Look below for the line containing "if (pos_only && klo < 1) klo = 1;" and the line containing "lo = 0; hi = 0;"; repeat exactly those two lines and all lines between them, and nothing else.

→ Source records
[Start of section]

static int fail(cwtb_ctx *c, int code, const std::string &msg);
static void apply_l2_policy(cwtb_ctx *c);
static int fail(cwtb_ctx *c, int code, const std::string &msg) {
  if (c) c->err = msg;
  return code;
}
#define RT(call)                                                                             \
  do {                                                                                       \
    int e_ = (call);                                                                         \
    if (e_ != 0) return fail(c, CWTB_ERR_CUDA, std::string(#call) + ": " + rt_errstr(e_));   \
  } while (0)
// ... 289 lines not shown
  fam.tpitch = N;
  double fconst = 1.0;
  if (family == CWTB_MORLET) fconst = std::pow(M_PI, -0.25);
  else if (family == CWTB_PAUL) {
    int m = (int)param;
    double fact = 1;
    for (int i = 2; i < 2 * m; ++i) fact *= i;
    fconst = std::pow(2.0, m) / std::sqrt(m * fact);
  } else if (family == CWTB_DOG) {
    int m = (int)param;
    fconst = 1.0 / std::sqrt(std::tgamma(m + 0.5));
    static const int unit_of[4] = {2, 1, 0, 3};
    fam.unit = unit_of[m & 3];
  }
  const double w1 = 6.283185307179586 * ((N == 2 ? -1.0 : 1.0) * fam.dw);
  double flo = 0, fhi = 0;
  bool pos_only = false;
  const double beps = (precision == CWTB_F32 && c->band_eps > 0) ? std::max(c->band_eps, c->band_eps32) : c->band_eps;
  if (family != CWTB_TABLE) family_band(family, param, beps, &flo, &fhi, &pos_only);

  std::vector<ScaleDesc> ds(S);
  job.plan_log2K.assign(S, 0);
  job.scales.assign(scales, scales + S);
  const long long half = (long long)N / 2;
  for (int j = 0; j < S; ++j) {
    ScaleDesc &d = ds[j];
    const double s = scales[j];
    d.s = s;
    d.row = j;
    d.trow = j;
    d.chan = 0;
    d.pad_ = 0;
    d.boff = 0;
    const double norm = std::sqrt(s * w1 * (double)N);
    d.amp = (family == CWTB_TABLE ? 1.0 : norm * fconst) / (double)N;
    long long klo = -half, khi = ((long long)N - 1) / 2;
    if (family != CWTB_TABLE && s > 0 && std::isfinite(s)) {
      const double cc = (double)N * dt / (6.283185307179586 * s);
      double a = std::ceil(flo * cc) - 1, b = std::floor(fhi * cc) + 1;
      if (a > (double)klo) klo = (long long)a;
      if (b < (double)khi) khi = (long long)b;
      if (pos_only && klo < 1) klo = 1;
    }
    if (N == 1) { klo = 0; khi = 0; }
    if (khi < klo) { klo = 1; khi = 0; }
    d.k_lo = (int)klo;
    d.k_hi = (int)khi;
    long long lo = std::min<long long>(klo, 0), hi = std::max<long long>(khi, 0);
    if (khi < klo) { lo = 0; hi = 0; }
    int lk = std::max(5, ilog2((unsigned long long)(hi - lo + 1)));
    if (lk > c->direct_max_log2) {
      lo = -((-lo + K2C - 1) / K2C) * K2C;
      lk = std::max(c->direct_max_log2 + 1, ilog2((unsigned long long)(hi - lo + 1)));
    }
    if (lk > 20) lk = job.log2N;
    const bool band_limited = lk < job.log2N;
    if (lk >= 18 && lk < job.log2N && job.log2N - lk <= c->dense_margin && job.log2N <= 20) lk = job.log2N;
    if (lk >= job.log2N) {
      lk = job.log2N;
      d.rsplit = (int)half;
      if (N == 1) d.rsplit = 1;
    } else {
      d.rsplit = (int)((1ll << lk) + lo);
    }
    d.log2K = lk;
    job.plan_log2K[j] = job.exact ? -1 : ((N < 32) ? 0 : lk);
    d.ip_log2Nc = 0; d.ip_kc = 0; d.ip_w = 0; d.ip_pad_ = 0; d.ip_coff = 0; d.ip_woff = 0;
    d.ip_beta = 0; d.ip_dc = 0;
    const double xeps = precision == CWTB_F64 ? c->expand_eps : c->expand_eps32;
    if (xeps > 0 && !job.exact && family != CWTB_TABLE && khi >= klo && job.log2N >= 9 && band_limited) {
      const long long kc = (klo + khi) / 2 - (((klo + khi) % 2 != 0 && (klo + khi) < 0) ? 1 : 0);
      const long long hw = std::max(khi - kc, kc - klo);
#ifdef CWTB_HOST_EMU
      const bool mma = false;
      const int max_taps = precision == CWTB_F64 ? 20 : 10;
#else
      const bool mma = precision == CWTB_F64 && c->expand_mma && job.log2N >= 12;
      const int max_taps = mma ? 20 : (precision == CWTB_F64 ? 16 : 10);
#endif
      const long long need = max_taps > 16 ? (32 * hw + 10) / 11 : 4 * hw;
      int lmin = std::max(6, ilog2((unsigned long long)std::max<long long>(need, 1)));
      lmin = std::max(lmin, job.log2N - 14);
      double best = 1e300;
      const int min_log2R = c->expand_min_log2R;
      for (int l = lmin; l <= lmin + 2 && job.log2N - l >= min_log2R; ++l) {
        double xi_b = 0;
        int w = expand_taps((double)hw / (double)(1ll << l), xeps, precision != CWTB_F64, max_taps, &xi_b);
        if (!w) continue;
        if (mma) w = (w + 3) / 4 * 4;
        if (xi_b > 0.25 && expand_gain(fam, s, klo, khi, kc, l, w, M_PI * w * (1.0 - xi_b)) > 64.0) continue;
        const int ksteps = job.log2N - l == 2 ? (w + 4) / 4 : (w + 3) / 4;
        const double xcost = mma ? std::max(2.72, 0.83 * ksteps) : 0.06 * (2 * w + 8);
        const double cost = xcost + (mma ? 18.0 : 12.0) * (double)(1ll << l) / (double)N;
        if (cost < best) {
          best = cost;
          d.ip_log2Nc = l; d.ip_kc = (int)kc; d.ip_w = w;
          d.ip_beta = M_PI * w * (1.0 - xi_b);
          d.ip_dc = std::cyl_bessel_i(0.0, d.ip_beta) / w;
        }
      }
      if (d.ip_log2Nc) {
        d.ip_woff = expand_weights(c, c->wtab_host, job.log2N - d.ip_log2Nc, d.ip_w, d.ip_beta);
        job.plan_log2K[j] = -d.ip_log2Nc;
      }
    }
  }
  if (nbatch > 1) {
    ds.resize((size_t)S * nbatch);
    for (int ch = 1; ch < nbatch; ++ch)
      for (int j = 0; j < S; ++j) {
        ScaleDesc d = ds[j];
        d.chan = ch;
        d.row = ch * S + j;
        ds[(size_t)ch * S + j] = d;
      }
  }
  const int R = S * nbatch;
  std::vector<int> order(R);
  for (int j = 0; j < R; ++j) order[j] = j;
  auto sort_key = [&](const ScaleDesc &d) -> long long {
    if (!d.ip_log2Nc) return (1ll << 40) + d.log2K;
    return ((long long)(64 - d.ip_w) << 32) + ((long long)d.ip_log2Nc << 24) - (d.ip_woff & 0xffffff);
  };
  std::stable_sort(order.begin(), order.end(), [&](int a, int b) { return sort_key(ds[a]) > sort_key(ds[b]); });
  job.descs.resize(R);
  size_t boff = 0, coff = 0;
  for (int i = 0; i < R; ++i) {
    job.descs[i] = ds[order[i]];
    ScaleDesc &d = job.descs[i];
    bool same = !job.classes.empty();
    if (same) {
      const ClassRun &b = job.classes.back();
      same = d.ip_log2Nc ? (b.expand && b.log2Nc == d.ip_log2Nc && b.taps == d.ip_w && b.woff == d.ip_woff)
                         : (!b.expand && b.log2K == d.log2K);
    }
    if (!same) {
      ClassRun cl{d.log2K, i, 0};
      if (d.ip_log2Nc) { cl.expand = 1; cl.log2Nc = d.ip_log2Nc; cl.taps = d.ip_w; cl.woff = d.ip_woff; }
      job.classes.push_back(cl);
    }
    job.classes.back().count++;
    if (d.ip_log2Nc) {
      d.ip_coff = (long long)coff;
      coff += (size_t)1 << d.ip_log2Nc;
    } else if (d.log2K <= 10 || (d.log2K <= c->direct_max_log2 && d.log2K < job.log2N)) {
      d.boff = (long long)boff;
      boff += (size_t)1 << d.log2K;
    }
  }
  job.b_single = boff;
  job.coarse_elems = coff;
  job.valid = true;
  return 0;
}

[End of section]

→ Response
      if (pos_only && klo < 1) klo = 1;
    }
    if (N == 1) { klo = 0; khi = 0; }
    if (khi < klo) { klo = 1; khi = 0; }
    d.k_lo = (int)klo;
    d.k_hi = (int)khi;
    long long lo = std::min<long long>(klo, 0), hi = std::max<long long>(khi, 0);
    if (khi < klo) { lo = 0; hi = 0; }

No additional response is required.